The beauty and humanity of sidewalk life in Ho Chi Minh City was on display Saturday at a photo exhibition prompted by an American researcher who says street vending is a vital component of city life that should be embraced and nurtured, not shut down.

Annette M. Kim told Tuoi Tre that the most interesting finding of her three years of research in the city -- which included the study of some 250 street vendors -- was the high level of mutual trust and cooperation between people involved in street businesses.

Kim is Associate Professor and Director of street projects at SLAB, the spatial analysis lab of the Price School of Public Policy at University of Southern California.

She has been roaming the streets of District 1 in downtown Ho Chi Minh City with her Vietnamese co-workers, including local architect and project co-chairwoman Le Nguyen Huong Giang, and her students, chronicling the activities of people who make their livings vending on the sidewalk.

Human and humane

Kim said most of the vendors told stories of being helped by shops they operate in front of. They were often given free water and electricity, or were allowed to store their shoulder poles or carts in the shops overnight.

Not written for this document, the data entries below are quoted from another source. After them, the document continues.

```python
@dataclass
class FlatLayout:
    names: List[str]
    shapes: List[Tuple[int, ...]]
    offsets: List[int]
    count: int

    @staticmethod
    def of(model: torch.nn.Module, align: int = 4, pad_to: int = 1) -> "FlatLayout":
# ... 155 lines not shown
        tbl_ok = tbl_hi > tbl_lo and tbl_lo % 4 == 0 and tbl_hi % 4 == 0
        big_table = self.F * self.L1 * 4 >= (32 << 20)
        gb = B * self.dp.world
        self.factor_exchange = (self.dp.collectives and self.use_mfma and optimizer == "sgd" and self.dp.buckets == 1 and tbl_ok
                                and self.layout.names[:3] == ["visual_threshold", "conv.weight", "input.weight"]
                                and gb * self.L1 <= (1 << 24) and ((gb + 15) // 16) * ((self.L1 + 15) // 16) <= 65536
                                and fx_mode != "0" and (fx_mode == "1" or big_table))
        self.fx = None
        if self.factor_exchange:
            self.fx = lib.FactorExchange(self.dp.world, self.dp.rank, B, self.P, self.F, self.L1, head=tbl_lo, tail_lo=tbl_hi,
                                         tail=self.layout.count - tbl_hi, device=self.dev)
            self.fm.sink = self.fx.sink
        self.bits = lib.FeatureBits.empty(B, self.P, self.F, self.L1, self.dev) if self.use_bits else None
        self.act = lib.ActList.empty(B, self.P, self.F, self.dev) if self.ft_path == "list" else None
        self.ft = torch.empty((B, self.L1), **f32)
        self.h1 = torch.empty((B, self.L2), **f32)
        self.h2 = torch.empty((B, self.L3), **f32)
        self.logits = torch.empty((B, self.C), **f32)
        self.sample_loss = torch.empty((B,), **f32)
        self.loss = torch.zeros((), **f32)
        self.loss_ring = torch.zeros((max(1, input_slots),), **f32)
        self.d_logits = torch.empty((B, self.C), **f32)
        self.d_ft = self.fx.d_ft if self.fx is not None else torch.empty((B, self.L1), **f32)
        self.d_conv_out = torch.empty((B, self.P), **f32)
        self.grad_norm = torch.zeros((), **f32)
        u8 = dict(dtype=torch.uint8, device=self.dev)
        self.cls_scratch = torch.empty((max(lib.classifier_scratch_bytes(B, self.L1, self.L2, self.L3, self.K),
                                            lib.classifier_train_scratch_bytes(B, self.L1, self.L2, self.L3, self.C, self.K)),), **u8)
        self.bucket_plan = lib.BucketPlan(B, self.K, self.dev) if self.K > 1 else None
        self.ste_scratch = torch.empty((max(16, lib.load().nnue_ste_conv_backward_scratch(B, self.fps, self.gh, self.gw)),), **u8)
        self.sgd_scratch = torch.empty((lib.sgd_scratch_bytes(self.layout.count),), **u8)
        self.defer_ste = (not self.dp.collectives and optimizer == "sgd" and os.environ.get("NNUE_DEFER_STE", "1") != "0"
                          and self.fps * 28 <= 4096 and self.layout.names[:2] == ["visual_threshold", "conv.weight"])
        self.ste_chunks = lib.ste_conv_backward_chunks(B, self.fps, self.gh, self.gw)
        self.fuse_l1 = (self.K == 1 and self.use_mfma and os.environ.get("NNUE_FUSE_L1", "1") != "0"
                        and lib.ftm_forward_l1_supported(B, self.F, self.P, self.L1, self.L2))
        self.fwd_planes = (self.fuse_l1 and not self.use_patches and os.environ.get("NNUE_FTM_FWD_PLANES", "1") != "0"
                           and lib.ftm_forward_l1_planes_supported(B, self.F, self.P, self.L1, self.L2))
        self.planes = (torch.empty((lib.ftm_forward_planes_bytes(B, self.F, self.P, self.L1),), **u8) if self.fwd_planes else None)
        mode = os.environ.get("NNUE_DP_SHARDED_UPDATE", "auto")
        self.sharded_update = (self.dp.collectives and optimizer == "sgd" and self.dp.buckets == 1 and mode != "0"
                               and not self.factor_exchange and (mode == "1" or self.layout.count * 4 >= (64 << 20)))
        if self.sharded_update:
            per = self.layout.count // self.dp.world
            self.grad_shard = torch.empty((per,), **f32)
            self.norm_parts = 256
            self.local_partials = torch.empty((self.norm_parts,), **f32)
            self.all_partials = torch.empty((self.norm_parts * self.dp.world,), **f32)
        self.capture_collectives = (self.dp.collectives and use_graph and self.dp.backend == "nccl" and self.dp.buckets == 1
                                    and os.environ.get("NNUE_DP_CAPTURE", "1") != "0")
        self.lr_dev = torch.full((1,), float(lr), **f32)
        self.steps_done = 0
        self.use_graph = use_graph
        self._g_local, self._g_update = {}, None
        self._plan_local = self._plan_seg = self._plan_update_first = self._plan_update = None
        self._plan_slot = 0
        self._side = torch.cuda.Stream(device=self.dev) if use_graph else None
        self.merge_backward = os.environ.get("NNUE_FTM_SPLIT_BACKWARD", "0") != "1"
        self.ride_dw1 = (self.use_mfma and self.merge_backward and os.environ.get("NNUE_FTM_RIDE_DW1", "1") != "0"
                         and lib.ftm_backward_cw_supported(B, self.F, self.P, self.L1, self.L2))
        want = os.environ.get("NNUE_FUSE_TABLE_UPDATE", "auto")
        self.fuse_table_update = (self.use_mfma and not self.dp.collectives and tbl_ok and B * self.L1 <= (1 << 24) and want != "0"
                                  and (big_table or want == "1"))
        self.grads_materialised = not (self.fuse_table_update or self.factor_exchange)
        self.sq_partial = self.sq_range = self.gram = self.clip_coef = None
        n_sq = lib.ftm_backward_sq_count(B, self.F, self.P, self.L1) if (self.use_mfma and self.merge_backward) else 0
        if not self.grads_materialised:
            self.ride_dw1 = False
            self.sq_partial = torch.empty((int(lib.load().nnue_ftm_gram_sq_count(gb, self.L1)),), **f32)
            self.sq_range = (tbl_lo, tbl_hi)
            self.gram = torch.zeros((lib.ftm_gram_scratch(self.fx.g_fm if self.factor_exchange else self.fm),), **f32)
            self.clip_coef = torch.ones((), **f32)
        elif n_sq > 0 and not self.dp.collectives and optimizer == "sgd" and tbl_ok and os.environ.get("NNUE_NORM_PARTIALS", "1") != "0":
            self.sq_partial = torch.empty((n_sq,), **f32)
            self.sq_range = (tbl_lo, tbl_hi)
        ste_chunks = lib.ftm_backward_ste_chunks(B, self.F, self.P, self.L1, self.H, self.W, self.stride) if self.use_mfma else 0
        self.ride_ste = (self.defer_ste and self.merge_backward and not self.fuse_table_update
                         and not self.factor_exchange and ste_chunks > 0 and os.environ.get("NNUE_FTM_RIDE_STE", "1") != "0")
        if self.ride_ste:
            self.ste_chunks = ste_chunks
            need = self.fps * 28 * ste_chunks * 4
            if self.ste_scratch.numel() < need:
                self.ste_scratch = torch.empty((need,), **u8)
        self.fuse_next_forward = ((self.fuse_table_update or self.factor_exchange) and not self.fuse_l1 and self.K == 1
                                  and os.environ.get("NNUE_FUSE_NEXT_FORWARD", "1") != "0"
                                  and lib.ftm_update_forward_supported(gb if self.factor_exchange else B, self.F, self.P, self.L1, B))
        self.fm_alt = lib.FeatureMatrix.empty(B, self.P, self.F, self.L1, self.dev) if self.fuse_next_forward else None
        if self.fm_alt is not None and self.fx is not None:
            self.fm_alt.sink = self.fx.sink
        self._last_alt = False
        self.d_z1 = self.ft_rider = None
        if self.ride_dw1 and self.K == 1:
            off = lib.classifier_train_dz1_offset(B, self.L1, self.L2, self.L3, self.C, True)
            self.d_z1 = self.cls_scratch[off:off + B * self.L2 * 4].view(torch.float32).view(B, self.L2)
            self.ft_rider = self.ft
        elif self.ride_dw1:
            rows = self.bucket_plan.tiles * 16
            o_dz, o_x = lib.classifier_train_grouped_offsets(B, self.L1, self.L2, self.L3, self.C, self.K)
            self.d_z1 = self.cls_scratch[o_dz:o_dz + rows * self.L2 * 4].view(torch.float32).view(rows, self.L2)
            self.ft_rider = self.cls_scratch[o_x:o_x + rows * self.L1 * 4].view(torch.float32).view(rows, self.L1)
        self.ride_small = self.ride_dw1 and os.environ.get("NNUE_CLS_RIDE_SMALL", "1") != "0"
        self.fuse_tail_dx = (self.fuse_l1 and self.ride_small and os.environ.get("NNUE_CLS_FUSE_TAIL_DX", "1") != "0"
                             and lib.classifier_train_fused_tail_supported(B, self.L1, self.L2, self.L3, self.C, self.K))
        self._riders = {}

    def _set_hyper(self, key: str, value: float) -> None:
        if self._hyper[key] == value:
            return
        if key == "lr":
            self._hyper[key] = value
            self.lr_dev.fill_(value)
            return
        if key == "momentum" and self.optimizer == "sgd" and bool(value) != (self.flat_momentum is not None):
            raise ValueError("momentum cannot be switched on or off after construction (the buffer layout is fixed)")
        self._hyper[key] = value
        self._plan_update_first = self._plan_update = None
        self._g_update = None
        for key_ in [k for k in self._g_local if k[1] in ("full", "full_dp", "many")]:
            del self._g_local[key_]

    lr = property(lambda self: self._hyper["lr"], lambda self, v: self._set_hyper("lr", float(v)))
    momentum = property(lambda self: self._hyper["momentum"], lambda self, v: self._set_hyper("momentum", float(v)))
    weight_decay = property(lambda self: self._hyper["weight_decay"], lambda self, v: self._set_hyper("weight_decay", float(v)))
    max_grad_norm = property(lambda self: self._hyper["max_grad_norm"], lambda self, v: self._set_hyper("max_grad_norm", float(v)))

    def set_lr(self, lr: float) -> None:
        self.lr = lr

    def _cls_params(self):
        p = self.p
        return [p[f"classifier.classifier.{i}.{n}"] for i in (0, 2, 4) for n in ("weight", "bias")]

    SEGMENTS = ("front", "transpose", "forward", "ft_wgrad", "cls_wgrad", "tail")

    def _cls_step(self, phases: int) -> None:
        g = self.g
        cls_grads = tuple(g[f"classifier.classifier.{i}.{n}"] for i in (0, 2, 4) for n in ("weight", "bias"))
        lib.classifier_train_step(self.ft, True, *self._cls_params(), self.labels, 1.0, self.clip, scratch=self.cls_scratch,
                                  out=(self.h1, self.h2, self.logits), loss_out=(self.sample_loss, self.loss),
                                  grads=cls_grads, d_x=self.d_ft, phases=phases, buckets=self.bucket_plan)

    def _rider(self, loss: torch.Tensor):
        key = loss.data_ptr()
        if key not in self._riders:
            g = self.g
            grads = tuple(g[f"classifier.classifier.{i}.{n}"] for i in (0, 2, 4) for n in ("weight", "bias"))
            self._riders[key] = lib.classifier_train_rider(True, self.B, self.L1, self.L2, self.L3, self.C, self.h1, self.h2,
                                                           self.sample_loss, loss, grads, self.cls_scratch, self.bucket_plan)
        return self._riders[key]

    def _segment(self, name: str) -> None:
        p, g = self.p, self.g
        if name == "front":
            if self.fwd_planes:
                lib.ftm_conv_binarize_planes(self.images, p["conv.weight"], p["visual_threshold"], self.stride, p["input.weight"], self.L2,
                                             self.planes, conv_out=self.conv_out, fm=self.fm)
                return
            if self.use_mfma:
                lib.ftm_conv_binarize(self.images, p["conv.weight"], p["visual_threshold"], self.stride, self.F, self.L1,
                                      conv_out=self.conv_out, fm=self.fm, patches=self.patches)
                return
            lib.conv3x3_forward(self.images, p["conv.weight"], self.stride, out=self.conv_out)
            if self.use_bits:
                lib.binarize_bits(self.conv_out, p["visual_threshold"], self.F, self.L1, bits=self.bits, stages=1)
            else:
                lib.binarize_features(self.conv_out, p["visual_threshold"], self.F, act=self.act)
        elif name == "transpose":
            if self.use_bits:
                lib.binarize_bits(self.conv_out, p["visual_threshold"], self.F, self.L1, bits=self.bits, stages=2)
        elif name == "forward":
            if self.bucket_plan is not None and not self.use_mfma:
                feats = self.bits if self.use_bits else self.act
                lib.bucket_group(feats.n, self.P, self.K, plan=self.bucket_plan)
            if self.use_mfma and self.fuse_l1:
                if self.fwd_planes:
                    lib.ftm_forward_l1_planes(p["input.weight"], p["input.bias"], self.fm, self.planes, p["classifier.classifier.0.weight"],
                                              self.cls_scratch, out=self.ft)
                else:
                    lib.ftm_forward_l1(p["input.weight"], p["input.bias"], self.fm, p["classifier.classifier.0.weight"], self.cls_scratch,
                                       out=self.ft)
                self._cls_step((123 if self.fuse_tail_dx else 59 if self.ride_small else 27) if self.ride_dw1 else 13)
                return
            if self.use_mfma:
                lib.ftm_forward(p["input.weight"], p["input.bias"], self.fm, out=self.ft, group=self.bucket_plan)
            elif self.use_bits:
                lib.ftb_forward(p["input.weight"], p["input.bias"], self.bits, out=self.ft)
            else:
                lib.ft_forward(p["input.weight"], p["input.bias"], self.act, out=self.ft)
            self._cls_step((51 if self.ride_small else 19) if self.ride_dw1 else 5)
        elif name == "ft_wgrad":
            if self.factor_exchange:
                lib.ftm_backward_tail_rows(self.d_ft, self.fm, g["input.weight"], g["input.bias"])
            elif self.fuse_table_update:
                lib.ftm_gram_sqnorm(self.fm, self.d_ft, self.gram, self.sq_partial, tail=(g["input.weight"], g["input.bias"]))
            elif self.use_mfma and self.merge_backward:
                lib.ftm_backward(self.d_ft, p["input.weight"], self.fm, d_weight=g["input.weight"], d_bias=g["input.bias"],
                                 dst=None if self.ride_ste else self.d_conv_out, ft=self.ft_rider, d_z1=self.d_z1,
                                 d_w1=g["classifier.classifier.0.weight"] if self.ride_dw1 else None, sq_partial=self.sq_partial,
                                 buckets=self.bucket_plan, small=self._rider(self.loss) if self.ride_small else None,
                                 ste=((self.images, self.conv_out, p["visual_threshold"], self.stride, self.ste_scratch, self.patches)
                                      if self.ride_ste else None))
            elif self.use_mfma:
                lib.ftm_backward_weight(self.d_ft, self.fm, d_weight=g["input.weight"], d_bias=g["input.bias"])
            elif self.use_bits:
                lib.ftb_backward_weight(self.d_ft, self.bits, d_weight=g["input.weight"], d_bias=g["input.bias"])
            else:
                lib.ft_backward_weight(self.d_ft, self.act, self.F, d_weight=g["input.weight"], d_bias=g["input.bias"])
        elif name == "cls_wgrad":
            if not self.ride_dw1:
                self._cls_step(6)
        elif name == "tail":
            if self.use_mfma and self.merge_backward and not self.fuse_table_update and not self.factor_exchange:
                pass
            elif self.use_mfma:
                lib.ftm_backward_values(self.d_ft, p["input.weight"], self.fm, dst=self.d_conv_out)
            elif self.use_bits:
                lib.ftb_backward_values(self.d_ft, p["input.weight"], self.bits, dst=self.d_conv_out)
            else:
                lib.ft_backward_values(self.d_ft, p["input.weight"], self.act, self.P, dst=self.d_conv_out)
            if self.ride_ste:
                return
            if self.use_patches:
                lib.ste_conv_backward_patches(self.patches, self.conv_out, p["visual_threshold"], self.d_conv_out, self.gh, self.gw,
                                              d_thr=g["visual_threshold"], d_weight=g["conv.weight"], scratch=self.ste_scratch,
                                              stages=1 if self.defer_ste else 3)
            else:
                lib.ste_conv_backward(self.images, self.conv_out, p["visual_threshold"], self.d_conv_out, self.stride,
                                      d_thr=g["visual_threshold"], d_weight=g["conv.weight"], scratch=self.ste_scratch,
                                      stages=1 if self.defer_ste else 3)
        else:
            raise KeyError(name)

    def _forward(self) -> None:
        for name in ("front", "forward"):
            self._segment(name)

    def _local_step(self) -> None:
        for name in self.SEGMENTS:
            self._segment(name)

    def _small_update(self, first: bool, scale: float) -> None:
        ext = (self.sq_partial, *self.sq_range) if self.sq_partial is not None else None
        elsewhere = not self.grads_materialised
        if self.optimizer == "adam":
            lib.adam_step(self.flat_params, self.flat_grads, self.flat_exp_avg, self.flat_exp_avg_sq, self.adam_step_count,
                          self.lr, self.betas, self.eps, self.weight_decay, self.max_grad_norm, scale, self.grad_norm,
                          self.sgd_scratch, lr_dev=self.lr_dev, ext=ext, coef_out=self.clip_coef, ext_applied_elsewhere=elsewhere)
            return
        ste = ((self.ste_scratch, self.ste_chunks, self.fps, self.g["visual_threshold"], self.g["conv.weight"])
               if self.defer_ste else None)
        lib.sgd_step(self.flat_params, self.flat_grads, self.flat_momentum, self.lr, self.momentum, self.weight_decay,
                     self.max_grad_norm, scale, first, self.grad_norm, self.sgd_scratch, ste=ste, ext=ext,
                     coef_out=self.clip_coef, ext_applied_elsewhere=elsewhere, lr_dev=self.lr_dev)

    def _table_update(self, first: bool, scale: float, d_ft: torch.Tensor, fm, nxt=None) -> None:
        lo, hi = self.sq_range
        forward = () if nxt is None else (nxt, self.p["input.bias"], self.ft)
        if self.optimizer == "adam":
            fn = lib.ftm_backward_weight_update_adam if nxt is None else lib.ftm_backward_weight_update_forward_adam
            opt = (self.flat_exp_avg[lo:hi], self.flat_exp_avg_sq[lo:hi], self.clip_coef, self.adam_step_count, self.lr, self.betas,
                   self.eps, self.weight_decay, scale)
        else:
            fn = lib.ftm_backward_weight_update if nxt is None else lib.ftm_backward_weight_update_forward
            mom = self.flat_momentum[lo:hi] if self.flat_momentum is not None else None
            opt = (mom, self.clip_coef, self.lr, self.momentum, self.weight_decay, scale, first)
        fn(d_ft, fm, self.p["input.weight"], *opt, *forward, lr_dev=self.lr_dev)

    def _next_map(self, slot: int, nxt) -> None:
        lib.ftm_conv_binarize(self.inputs[slot][0], self.p["conv.weight"], self.p["visual_threshold"], self.stride, self.F, self.L1,
                              conv_out=self.conv_out, fm=nxt, patches=self.patches)

    def _update(self, first: bool, grad_scale: Optional[float] = None) -> None:
        scale = self.dp.grad_scale if grad_scale is None else grad_scale
        self._small_update(first, scale)
        if self.fuse_table_update:
            self._table_update(first, scale, self.d_ft, self.fm)

    def _exchange_and_update(self, first: bool, grad_scale: Optional[float] = None, alt: bool = False,
                             next_slot: Optional[int] = None) -> None:
        if self.factor_exchange:
            fx, scale = self.fx, (self.dp.grad_scale if grad_scale is None else grad_scale)
            fx.pack(self.fm_alt if alt else self.fm, self.flat_grads)
            self.dp.all_gather_chunks(fx.chunks)
            fx.unpack(self.flat_grads)
# ... 345 lines not shown
```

The support comes from either the sympathy between people struggling to make ends meet, or it comes from the desire to facilitate a symbiotic relationship as some restaurants serve food and the street vendors in front of them serve coffee and juice, Kim said.

Her research included the story of three street vendors -- selling noodles, drinks, and sweet snacks -- who pooled their money to buy plastic tools for their customers to sit on.

One piece of sidewalk chronicled, like many others, hosted different activities during the day: morning exercises at 5 a.m., followed by breakfast and coffee vending carts, then lunch tables, and snack shoulder poles in the evening.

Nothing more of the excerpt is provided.